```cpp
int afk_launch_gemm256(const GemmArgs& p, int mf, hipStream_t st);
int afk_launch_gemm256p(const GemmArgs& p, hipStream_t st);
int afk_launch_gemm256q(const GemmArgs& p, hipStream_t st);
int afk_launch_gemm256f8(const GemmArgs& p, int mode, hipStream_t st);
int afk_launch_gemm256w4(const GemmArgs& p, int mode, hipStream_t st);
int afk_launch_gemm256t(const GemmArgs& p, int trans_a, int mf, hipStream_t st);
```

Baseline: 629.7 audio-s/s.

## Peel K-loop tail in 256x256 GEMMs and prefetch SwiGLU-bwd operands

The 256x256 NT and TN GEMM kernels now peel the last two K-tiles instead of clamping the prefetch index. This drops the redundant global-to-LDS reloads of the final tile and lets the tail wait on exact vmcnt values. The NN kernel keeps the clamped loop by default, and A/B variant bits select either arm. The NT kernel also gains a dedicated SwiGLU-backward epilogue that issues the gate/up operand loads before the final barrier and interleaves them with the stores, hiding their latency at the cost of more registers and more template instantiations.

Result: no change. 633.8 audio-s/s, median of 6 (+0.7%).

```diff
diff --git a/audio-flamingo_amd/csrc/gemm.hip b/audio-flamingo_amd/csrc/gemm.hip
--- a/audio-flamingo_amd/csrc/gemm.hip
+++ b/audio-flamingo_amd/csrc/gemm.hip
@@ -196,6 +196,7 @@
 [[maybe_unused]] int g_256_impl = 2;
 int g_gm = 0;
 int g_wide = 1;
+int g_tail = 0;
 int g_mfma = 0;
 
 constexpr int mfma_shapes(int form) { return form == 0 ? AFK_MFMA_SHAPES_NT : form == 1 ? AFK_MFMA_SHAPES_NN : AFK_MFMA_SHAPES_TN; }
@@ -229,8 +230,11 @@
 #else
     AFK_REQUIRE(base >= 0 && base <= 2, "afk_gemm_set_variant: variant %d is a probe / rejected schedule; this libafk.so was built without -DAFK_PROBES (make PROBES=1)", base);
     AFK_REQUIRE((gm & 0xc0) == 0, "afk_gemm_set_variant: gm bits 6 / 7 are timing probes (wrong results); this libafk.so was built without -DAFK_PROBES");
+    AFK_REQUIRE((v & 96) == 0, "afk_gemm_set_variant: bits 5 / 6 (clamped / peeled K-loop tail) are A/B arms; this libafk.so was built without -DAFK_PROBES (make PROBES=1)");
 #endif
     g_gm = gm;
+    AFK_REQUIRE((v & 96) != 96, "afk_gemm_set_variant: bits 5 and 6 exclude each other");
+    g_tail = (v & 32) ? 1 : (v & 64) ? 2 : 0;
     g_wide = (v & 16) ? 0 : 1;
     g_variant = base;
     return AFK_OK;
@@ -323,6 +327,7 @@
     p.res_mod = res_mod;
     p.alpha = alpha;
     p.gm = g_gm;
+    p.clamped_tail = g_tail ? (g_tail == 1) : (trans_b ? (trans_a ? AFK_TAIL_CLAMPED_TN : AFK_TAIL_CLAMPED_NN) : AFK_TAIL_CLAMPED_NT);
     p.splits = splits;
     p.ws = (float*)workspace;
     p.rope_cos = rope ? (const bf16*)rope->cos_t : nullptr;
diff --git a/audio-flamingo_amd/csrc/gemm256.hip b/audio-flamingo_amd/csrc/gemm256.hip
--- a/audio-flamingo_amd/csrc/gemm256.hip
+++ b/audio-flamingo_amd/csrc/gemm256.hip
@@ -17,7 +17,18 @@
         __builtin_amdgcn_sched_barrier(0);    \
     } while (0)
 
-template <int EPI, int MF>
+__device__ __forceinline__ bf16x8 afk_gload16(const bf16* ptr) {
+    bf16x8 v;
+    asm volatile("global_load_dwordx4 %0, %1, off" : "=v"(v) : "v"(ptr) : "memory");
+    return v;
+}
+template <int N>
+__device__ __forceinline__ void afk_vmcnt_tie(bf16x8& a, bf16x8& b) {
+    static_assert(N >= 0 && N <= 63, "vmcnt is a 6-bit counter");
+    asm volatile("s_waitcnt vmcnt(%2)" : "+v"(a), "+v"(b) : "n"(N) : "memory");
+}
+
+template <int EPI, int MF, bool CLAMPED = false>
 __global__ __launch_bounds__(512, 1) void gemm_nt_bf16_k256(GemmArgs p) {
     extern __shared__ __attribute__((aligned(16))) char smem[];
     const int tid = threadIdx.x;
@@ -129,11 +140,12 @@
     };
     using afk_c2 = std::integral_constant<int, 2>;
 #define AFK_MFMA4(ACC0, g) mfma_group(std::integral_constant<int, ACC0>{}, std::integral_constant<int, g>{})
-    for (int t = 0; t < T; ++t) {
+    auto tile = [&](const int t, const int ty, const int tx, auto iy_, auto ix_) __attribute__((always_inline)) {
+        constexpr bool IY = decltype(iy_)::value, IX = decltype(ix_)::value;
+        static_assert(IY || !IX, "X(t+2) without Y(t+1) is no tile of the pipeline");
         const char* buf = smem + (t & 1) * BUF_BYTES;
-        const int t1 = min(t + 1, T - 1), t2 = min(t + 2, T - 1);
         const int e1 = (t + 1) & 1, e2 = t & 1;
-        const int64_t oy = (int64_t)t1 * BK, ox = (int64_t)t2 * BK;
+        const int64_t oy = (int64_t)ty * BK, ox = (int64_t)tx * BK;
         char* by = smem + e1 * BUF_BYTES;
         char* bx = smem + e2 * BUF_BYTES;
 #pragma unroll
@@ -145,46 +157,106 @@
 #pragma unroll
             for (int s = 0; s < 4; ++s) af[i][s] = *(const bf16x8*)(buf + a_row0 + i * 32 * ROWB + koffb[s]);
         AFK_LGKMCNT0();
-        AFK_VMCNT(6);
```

■ **Work instructions**
Please return exactly the lines from the first line of the material through the one with "## Peel K-loop", and no lines after it.

■ **Task output**
```cpp
int afk_launch_gemm256(const GemmArgs& p, int mf, hipStream_t st);
int afk_launch_gemm256p(const GemmArgs& p, hipStream_t st);
int afk_launch_gemm256q(const GemmArgs& p, hipStream_t st);
int afk_launch_gemm256f8(const GemmArgs& p, int mode, hipStream_t st);
int afk_launch_gemm256w4(const GemmArgs& p, int mode, hipStream_t st);
int afk_launch_gemm256t(const GemmArgs& p, int trans_a, int mf, hipStream_t st);
```

Baseline: 629.7 audio-s/s.

## Peel K-loop tail in 256x256 GEMMs and prefetch SwiGLU-bwd operands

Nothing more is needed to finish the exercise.